Changer les réflexes, pas seulement les règles

Pour cet enseignant, la non-violence éducative ne doit pas être perçue comme une contrainte imposée, mais comme une évolution nécessaire. Elle consiste à enseigner et corriger sans recourir aux coups, aux insultes ou aux humiliations.

Mais au-delà des textes, c’est un véritable changement de mentalité qu’il appelle de ses vœux.
“Il faut abandonner certaines habitudes”, confie-t-il, conscient que les pratiques héritées du passé restent encore bien ancrées dans certaines salles de classe.

Sanctionner autrement, encourager davantage

Dans son quotidien, Crépin Gnimandi tente d’appliquer des méthodes alternatives.
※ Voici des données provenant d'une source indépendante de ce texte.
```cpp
extern "C" int roreg_ft_nonlin_gathered(const uint64_t *rows, const int64_t *dr, int feat_bf16, const float *bn_scale, const float *bn_shift, float *Xout,
                                        int B, const float *out_bound, int out_planes, void *stream) {
    ROREG_REQUIRE(g_A1 && g_A2, "roreg_ft_nonlin_gathered: roreg_set_fourier_tables has not been called");
    ROREG_REQUIRE(roreg::group_tables().ready, "roreg_ft_nonlin_gathered: group tables not set");
    ROREG_REQUIRE(rows && dr && Xout && out_bound && B > 0 && (bn_scale == nullptr) == (bn_shift == nullptr), "roreg_ft_nonlin_gathered: bad arguments");
    constexpr int C = 4 * ROREG_F;
    ROREG_REQUIRE((long long)60 * C * B < (1ll << 40), "roreg_ft_nonlin_gathered: tensor too large");
    NonlinParams p;
    memset(&p, 0, sizeof(p));
    p.Xout = Xout; p.Lout = ROREG_G; p.Lvalid = ROREG_G;
    p.bn_scale = bn_scale; p.bn_shift = bn_shift; p.A1 = g_A1; p.A2 = g_A2;
    p.A1s = reinterpret_cast<const bf16x8 *>(g_A1s); p.A2s = reinterpret_cast<const bf16x8 *>(g_A2s);
    p.A1h = reinterpret_cast<const f16x8 *>(g_A1h); p.A2h = reinterpret_cast<const f16x8 *>(g_A2h); p.f_exp = g_f_exp;
    p.out_bound = out_bound; p.x_bf16 = feat_bf16; p.out_planes = out_planes;
    p.g_rows = reinterpret_cast<const roreg::LtRow *>(rows); p.g_dr = dr; p.g_P8 = roreg::group_tables().P8;
    p.B = B; p.Bp = (B + 31) / 32 * 32; p.C = C; p.tiles_per_c = (B + 31) / 32;
    ROREG_REQUIRE((unsigned long long)C * p.Bp * 20ull < (1ull << 32), "roreg_ft_nonlin_gathered: 128 * round_up(B, 32) must stay below 2^32 / 20 (32-bit lane offsets)");
    hipStream_t s = roreg::as_stream(stream);
    roreg::ProfScope prof(roreg::PROF_FT_NONLIN, s);
    launch_ft<ft_nonlin_kernel<true, false, 2, 4, 1, false, true>>(p, (long long)C * p.tiles_per_c, s);
    ROREG_CHECK_LAUNCH("roreg_ft_nonlin_gathered");
    return 0;
}

extern "C" int roreg_feat_coefs(const void *x, int x_bf16, float *out, int B, int C, int split, void *stream) {
    if (B == 0) return 0;
    ROREG_REQUIRE(g_A1 && g_A2, "roreg_feat_coefs: roreg_set_fourier_tables has not been called");
    ROREG_REQUIRE(x && out && B > 0 && C > 0 && C <= 512 && split >= 0 && split <= 2, "roreg_feat_coefs: bad arguments");
    NonlinParams p;
// ... 53 lines not shown
```

Measured before the change: 1126.

## Add specialized inverse-Fourier packed kernel for ET column map with permuted table

Adds a dedicated persistent kernel for ft_nonlin_packed when a 48-column group map is used. The inverse transform table is pre-permuted on the host so the map's gather folds into the matrix product, which skips work on dropped columns and drops the generic map lookup. The kernel double-buffers coefficient loads across tiles and can pair two tiles per store. It is enabled by default via a route switch and adds host-side table caching keyed on the map and a table generation counter.

```diff
diff --git a/include/roreg_hip.h b/include/roreg_hip.h
--- a/include/roreg_hip.h
+++ b/include/roreg_hip.h
@@ -271,6 +271,10 @@
 int roreg_ft_nonlin_packed(const float *Xin, const float *bias, const float *bn_scale, const float *bn_shift, uint32_t *out_words,
                            const int32_t *g_map, int Lout, int Lvalid, int B, int C, const float *out_bound, float *raw_col, int raw_g,
                            void *stream);
+int roreg_et_ift_permute_table(const uint16_t *A1h, const int32_t *map , uint16_t *out);
+int roreg_set_et_ift_map(const int32_t *map_host , const int32_t *map_dev );
+int roreg_et_ift_route(int on);
+int roreg_et_ift_usable(const int32_t *g_map, int Lout, int Lvalid, int has_raw, int raw_g, int C);
 int roreg_ft_nonlin_gathered(const uint64_t *rows , const int64_t *dr , int feat_bf16, const float *bn_scale ,
                              const float *bn_shift, float *Xout, int B, const float *out_bound , int out_planes, void *stream);
 
diff --git a/roreg_amd/_abi.py b/roreg_amd/_abi.py
--- a/roreg_amd/_abi.py
+++ b/roreg_amd/_abi.py
@@ -140,6 +140,10 @@
     'roreg_ft_nonlin': (c_int, [_P, _P, _P, _P, _P, _P, _P, _P, _P, _P, c_int, c_int, c_int, c_int, c_int, _P, _P, c_int, c_int, _P]),
     'roreg_ft_nonlin_packed': (c_int, [_P, _P, _P, _P, _P, _P, c_int, c_int, c_int, c_int, _P, _P, c_int, _P]),
     'roreg_ft_nonlin_gathered': (c_int, [_P, _P, c_int, _P, _P, _P, c_int, _P, c_int, _P]),
+    'roreg_et_ift_permute_table': (c_int, [_P, _P, _P]),
+    'roreg_set_et_ift_map': (c_int, [_P, _P]),
+    'roreg_et_ift_route': (c_int, [c_int]),
+    'roreg_et_ift_usable': (c_int, [_P, c_int, c_int, c_int, c_int, c_int]),
 }
 
 
diff --git a/roreg_amd/_hip_fourier.py b/roreg_amd/_hip_fourier.py
--- a/roreg_amd/_hip_fourier.py
+++ b/roreg_amd/_hip_fourier.py
@@ -7,7 +7,7 @@
 from . import hip as _core
 from .hip import HipError, _check, _feat, _ptr, _stream, lib
 
-__all__ = ['DenseSplitLayer', 'IRREP_DIMS', 'IRREP_OFFSETS', '_bf16_split3', '_keypoint_of_columns', '_ptr_array', '_res_ptr', '_tile_cache', 'bf16_split3_frags', 'bf16_split3_pack', 'bound_exp', 'coef_pitch', 'coef_size', 'coef_views', 'dense_split', 'ensure_fourier', 'f16_scale_exp', 'f16_split2_frags', 'f16_split2_pack', 'frag_pack', 'ft_nonlin', 'ft_nonlin_gathered', 'ft_nonlin_packed', 'gemm_persistent', 'gemm_thin', 'gf_finish', 'gf_finish_rows', 'gf_finish_usable', 'group_conv_split_pack', 'irrep_gemm', 'irrep_gemm_rows', 'next_bound', 'next_bound_spatial', 'pack_coefs_f16x2', 'row_bound', 'unpack_coefs_f16x2', 'words_to_planes']
+__all__ = ['DenseSplitLayer', 'IRREP_DIMS', 'IRREP_OFFSETS', '_bf16_split3', '_keypoint_of_columns', '_ptr_array', '_res_ptr', '_tile_cache', 'bf16_split3_frags', 'bf16_split3_pack', 'bound_exp', 'coef_pitch', 'coef_size', 'coef_views', 'dense_split', 'ensure_fourier', 'et_ift', 'et_ift_register', 'f16_scale_exp', 'f16_split2_frags', 'f16_split2_pack', 'frag_pack', 'ft_nonlin', 'ft_nonlin_gathered', 'ft_nonlin_packed', 'gemm_persistent', 'gemm_thin', 'gf_finish', 'gf_finish_rows', 'gf_finish_usable', 'group_conv_split_pack', 'irrep_gemm', 'irrep_gemm_rows', 'next_bound', 'next_bound_spatial', 'pack_coefs_f16x2', 'row_bound', 'unpack_coefs_f16x2', 'words_to_planes']
 
 
 _fourier_ready = False
@@ -233,9 +233,29 @@
     return u.float().cuda().contiguous(), v.float().cuda().contiguous()
 
 
+et_ift = _GemmSwitch('roreg_et_ift_route', int,
+                     """`with hip.et_ift(True | False | 2):` -- whether ft_nonlin_packed's launch form in ET (a column map, 48 columns) runs on et_ift_packed_kernel
+    (roreg_et_ift_route; ROREG_ET_IFT in the environment sets the initial value) or on the generic transform kernel.  Same bits either way -- tests and A/B
+    measurements.""")
+
+_et_ift_map = None
+
+
+def et_ift_register(g_map):
+    global _et_ift_map
+    if _et_ift_map is not None and _et_ift_map[0] is g_map and _et_ift_map[1] == g_map._version:
+        return
+    _et_ift_map = None
+    host = np.ascontiguousarray(g_map.detach().cpu().numpy(), np.int32)
+    _check(lib().roreg_set_et_ift_map(host.ctypes.data, _ptr(g_map, torch.int32)), 'roreg_set_et_ift_map')
+    _et_ift_map = (g_map, g_map._version)
+
+
 def ft_nonlin_packed(B, C, coef_in, bias, bn, out_bound, g_map=None, Lout=60, Lvalid=60, raw_g=None):
     ensure_fourier()
     dev = coef_in.device
+    if g_map is not None and Lout == 48 and g_map.numel() == 60 and g_map.dtype == torch.int32 and g_map.is_contiguous():
+        et_ift_register(g_map)
     if coef_in.numel() != coef_size(C, B) or out_bound.numel() != coef_pitch(B):
         raise HipError('ft_nonlin_packed: coef_in / out_bound sizes')
     words = torch.empty((B, C, Lout if g_map is not None else 60), dtype=torch.int32, device=dev)
diff --git a/roreg_amd/csrc/fourier.hip b/roreg_amd/csrc/fourier.hip
--- a/roreg_amd/csrc/fourier.hip
+++ b/roreg_amd/csrc/fourier.hip
@@ -2040,6 +2040,196 @@
     }
 }
 
+struct EtIftParams {
+    const float *Xin;
+    uint32_t *out;
+    const float *bias, *bn_scale, *bn_shift;
+    const f16x8 *A1c;
+    const float *out_bound;
+    float *raw_col;
+    int raw_e, raw_h;
+    int f_exp, B, Bp, C, Lvalid;
+};
+
+template <bool PAIR>
+__global__ __launch_bounds__(256, PAIR ? 2 : 3) void et_ift_packed_kernel(EtIftParams p) {
+    constexpr int NT = 256, LOUT = 48, NEL = 24;
+    constexpr int PITCH = PAIR ? 2 * LOUT + 1 : LOUT + 1;
+    const int lane = threadIdx.x & 63;
+    const int jn = lane & 31, h = lane >> 5;
+    const int wave_global = __builtin_amdgcn_readfirstlane((blockIdx.x * NT + threadIdx.x) >> 6);
+    const int n_waves = gridDim.x * 4;
+    const int B = p.B, C = p.C;
+    const int n_tiles = C * ((B + 31) >> 5);
+    constexpr int NA1 = 4 * 2 * 2 * 64 * 4;
+    __shared__ __attribute__((aligned(16))) float sA1[NA1];
+    __shared__ float sT[4 * 32 * PITCH];
+    __shared__ float sBias[512], sScale[512], sShift[512];
+    {
+        const float *g1 = reinterpret_cast<const float *>(p.A1c);
+        for (int i = threadIdx.x; i < NA1; i += NT) sA1[i] = g1[i];
+    }
+    for (int i = threadIdx.x; i < C; i += NT) {
+        sBias[i] = (p.bias ? p.bias[i] : 0.f) + 0.f;
+        sScale[i] = p.bn_scale ? p.bn_scale[i] : 1.f;
+        sShift[i] = p.bn_shift ? p.bn_shift[i] : 0.f;
+    }
+    __syncthreads();
+    const f16x8 *sA1h = reinterpret_cast<const f16x8 *>(sA1);
+    const size_t Bp = (size_t)p.Bp;
+    const size_t hmask = (size_t)0 - (size_t)h;
+    float *const tbuf = sT + (threadIdx.x >> 6) * (32 * PITCH);
+    float *const twr = tbuf + jn * PITCH + 4 * h;
+    const bool bn = p.bn_scale != nullptr;
+
+    auto load_coefs = [&](int tile, float (&dst)[33]) {
+        const int c = tile % C, tb = tile / C;
+        dst[32] = p.out_bound[tb * 32 + jn];
+        static_for<32>([&](auto ic) {
+            constexpr int st = decltype(ic)::value / 8, e = decltype(ic)::value % 8;
+            constexpr int q0 = 16 * st + e, q1 = 16 * st + 8 + e;
+            if constexpr (q1 < ROREG_G) dst[st * 8 + e] = __builtin_nontemporal_load(p.Xin + OFF_OF(q0, q1, c, tb) + jn);
+            else dst[st * 8 + e] = __builtin_nontemporal_load(p.Xin + OFF_Q(q0, c, tb) + jn);
+        });
+    };
+    auto table_mma = [&](const f16x8 *a, const f16x8 (&b)[2], f32x16 c) {
+        f16x8 av[2];
+#pragma unroll
+        for (int pl = 0; pl < 2; ++pl) av[pl] = a[64 * pl];
+        return split_mma<2>(av, b, c);
+    };
+    auto column_scale = [&](float mx, float &xscale, float &oscale) {
+        mx = fmaxf(mx, __shfl_xor(mx, 32));
+        int e = 0;
+        if (mx > 0.f && mx < __builtin_inff()) { int ex; (void)frexpf(mx, &ex); e = 14 - ex; }
+        xscale = ldexpf(1.f, e); oscale = ldexpf(1.f, -(e + p.f_exp));
+    };
+    auto store_rows = [&](int c, int tbi) {
+        asm volatile("s_waitcnt lgkmcnt(0)" ::: "memory");
+        const int b0 = tbi * 32;
+        const size_t ostep = (size_t)C * LOUT;
+        if constexpr (!PAIR) {
+            const int lc = lane < LOUT ? lane : LOUT - 1;
+            if (b0 + 32 <= B) {
+                uint32_t *ob = p.out + ((size_t)b0 * C + c) * LOUT + lane;
+#pragma unroll
+                for (int g8 = 0; g8 < 4; ++g8) {
+                    float tv[8];
+#pragma unroll
+                    for (int q = 0; q < 8; ++q) tv[q] = tbuf[(g8 * 8 + q) * PITCH + lc];
+#pragma unroll
+                    for (int q = 0; q < 8; ++q)
+                        if (lane < LOUT) ob[(size_t)(g8 * 8 + q) * ostep] = lane < p.Lvalid ? __float_as_uint(tv[q]) : 0u;
+                }
+            } else {
+                for (int bl = 0; bl < 32 && b0 + bl < B; ++bl)
+                    if (lane < LOUT) p.out[((size_t)(b0 + bl) * C + c) * LOUT + lane] = lane < p.Lvalid ? __float_as_uint(tbuf[bl * PITCH + lc]) : 0u;
+            }
+        } else {
+            const bool live_a = (lane < LOUT ? lane : lane - LOUT) < p.Lvalid, live_b = 16 + jn < p.Lvalid;
+            if (b0 + 32 <= B) {
+                uint32_t *oa = p.out + ((size_t)b0 * C + c) * LOUT + lane;
+                uint32_t *obb = p.out + ((size_t)(b0 + h) * C + c) * LOUT + 64 + jn;
+                const float *ra = tbuf + lane, *rb = tbuf + h * PITCH + 64 + jn;
+#pragma unroll
+                for (int g8 = 0; g8 < 4; ++g8) {
+                    float ta[8], tc[4];
+#pragma unroll
+                    for (int q = 0; q < 8; ++q) ta[q] = ra[(g8 * 8 + q) * PITCH];
+#pragma unroll
+                    for (int q = 0; q < 4; ++q) tc[q] = rb[(g8 * 8 + 2 * q) * PITCH];
+#pragma unroll
+                    for (int q = 0; q < 8; ++q) oa[(size_t)(g8 * 8 + q) * ostep] = live_a ? __float_as_uint(ta[q]) : 0u;
+#pragma unroll
+                    for (int q = 0; q < 4; ++q) obb[(size_t)(g8 * 8 + 2 * q) * ostep] = live_b ? __float_as_uint(tc[q]) : 0u;
+                }
+            } else {
+                for (int bl = 0; bl < 32 && b0 + bl < B; ++bl) {
+                    uint32_t *orow = p.out + ((size_t)(b0 + bl) * C + c) * LOUT;
+                    orow[lane] = live_a ? __float_as_uint(tbuf[bl * PITCH + lane]) : 0u;
+                    if (h == 0) orow[64 + jn] = live_b ? __float_as_uint(tbuf[bl * PITCH + 64 + jn]) : 0u;
+                }
+            }
+        }
+        asm volatile("s_waitcnt lgkmcnt(0)" ::: "memory");
+    };
+    auto process = [&](int tile, int next_tile, float (&cv)[33], float (&cnext)[33], auto slotc) {
+        constexpr int SLOT = decltype(slotc)::value;
+        asm volatile("" ::: "memory");
+        const int c = tile % C, tbi = tile / C;
+        const int b = tbi * 32 + jn;
+        const bool valid = b < B;
+        const int bb = valid ? b : B - 1;
+        f32x16 v[2];
+        load_coefs(next_tile, cnext);
+        __builtin_amdgcn_sched_barrier(0);
+#pragma unroll
+        for (int t = 0; t < 2; ++t)
+#pragma unroll
+            for (int r = 0; r < 16; ++r) v[t][r] = 0.f;
+        float mx = 0.f;
+#pragma unroll
+        for (int s = 0; s < 32; ++s) mx = fmaxf(mx, ((16 * (s >> 3) + 8 + (s & 7) < ROREG_G || h == 0) ? fabsf(cv[s]) : 0.f));
+        float xsc, osc;
+        column_scale(mx, xsc, osc);
+#pragma unroll
+        for (int st = 0; st < 4; ++st) {
+            float x8[8];
+#pragma unroll
+            for (int e = 0; e < 8; ++e) x8[e] = (16 * st + 8 + e < ROREG_G || h == 0) ? cv[st * 8 + e] : 0.f;
+            f16x8 bh, bl;
+            split2(x8, xsc, bh, bl);
+            const f16x8 bq[2] = {bh, bl};
+            v[0] = table_mma(sA1h + ((st * 2 + 0) * 2) * 64 + lane, bq, v[0]);
+            v[1] = table_mma(sA1h + ((st * 2 + 1) * 2) * 64 + lane, bq, v[1]);
+        }
+        const float bsum = sBias[c], sc = sScale[c], sh = sShift[c];
+        const float pk_scale = ldexpf(1.f, bound_exp(cv[32]));
+        float rawv = 0.f;
+        static_for<NEL>([&](auto ec) {
+            constexpr int E = decltype(ec)::value, t = E / 16, r = E % 16;
+            float x = v[t][r] * osc + bsum;
+            rawv = E == p.raw_e ? x : rawv;
+            if (bn) x = fmaxf(fmaf(x, sc, sh), 0.f);
+            const float xs = x * pk_scale;
+            const _Float16 h1 = (_Float16)xs;
+            const _Float16 l1 = (_Float16)(xs - (float)h1);
+            twr[SLOT * LOUT + 32 * t + (r & 3) + 8 * (r >> 2)] =
+                __uint_as_float((unsigned)__builtin_bit_cast(unsigned short, h1) | ((unsigned)__builtin_bit_cast(unsigned short, l1) << 16));
+        });
+        if (p.raw_col && h == p.raw_h && valid) p.raw_col[(size_t)bb * C + c] = rawv;
+        if constexpr (!PAIR) store_rows(c, tbi);
+    };
+    using S0 = std::integral_constant<int, 0>;
+    using S1 = std::integral_constant<int, PAIR ? 1 : 0>;
+    float cn[33], cb[33];
+    if constexpr (!PAIR) {
+        if (wave_global < n_tiles) {
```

Retenir un élève après les cours, lui accorder un temps de réflexion pendant la récréation, avertir les parents : autant de leviers pour maintenir la discipline sans violence.

Il insiste aussi sur l’importance de la valorisation : encourager les élèves méritants, offrir de petites récompenses, reconnaître les efforts. Une approche qui vise à renforcer les comportements positifs plutôt que de se focaliser uniquement sur les erreurs.

Cependant, certaines pratiques comme mettre un élève à genoux subsistent encore, preuve que la rupture avec les anciennes méthodes n’est pas totalement consommée.

Une autorité en perte de repères

Le constat est sans appel : l’autorité de l’enseignant est aujourd’hui fragilisée.
Les élèves, mieux informés de leurs droits, savent que les sanctions physiques sont proscrites. Une évolution salutaire, mais qui, selon lui, a aussi des effets pervers.

“La peur a disparu, mais le respect n’est pas toujours au rendez-vous”, observe t-il.
Dans certaines classes, cela se traduit par un relâchement du cadre et une baisse du niveau scolaire.
Face à ces défis, l’enseignant doit redoubler d’ingéniosité pour maintenir l’ordre et capter l’attention.

Sensibiliser et revaloriser

Pour sortir de cette impasse, Crépin Gnimadi appelle à une mobilisation plus large. Il plaide pour des campagnes de sensibilisation à la radio et à la télévision, afin d’impliquer les enfants, les parents et toute la société.
Mais surtout, il insiste sur la nécessité de redonner du prestige à la fonction enseignante. Car sans reconnaissance sociale, l’autorité pédagogique perd de sa force.

Trouver l’équilibre

Entre exigence et bienveillance, la ligne est étroite.
Pour cet instituteur, l’objectif reste clair : éduquer efficacement sans traumatiser.
“L’enfant doit être encadré, mais sans porter de cicatrices”, résume-t-il.

Dans une école béninoise en pleine mutation, la non-violence éducative apparaît ainsi comme un cap à tenir. Un défi quotidien, où chaque enseignant doit inventer, adapter et parfois réapprendre son métier… pour construire une génération à la fois disciplinée et respectée.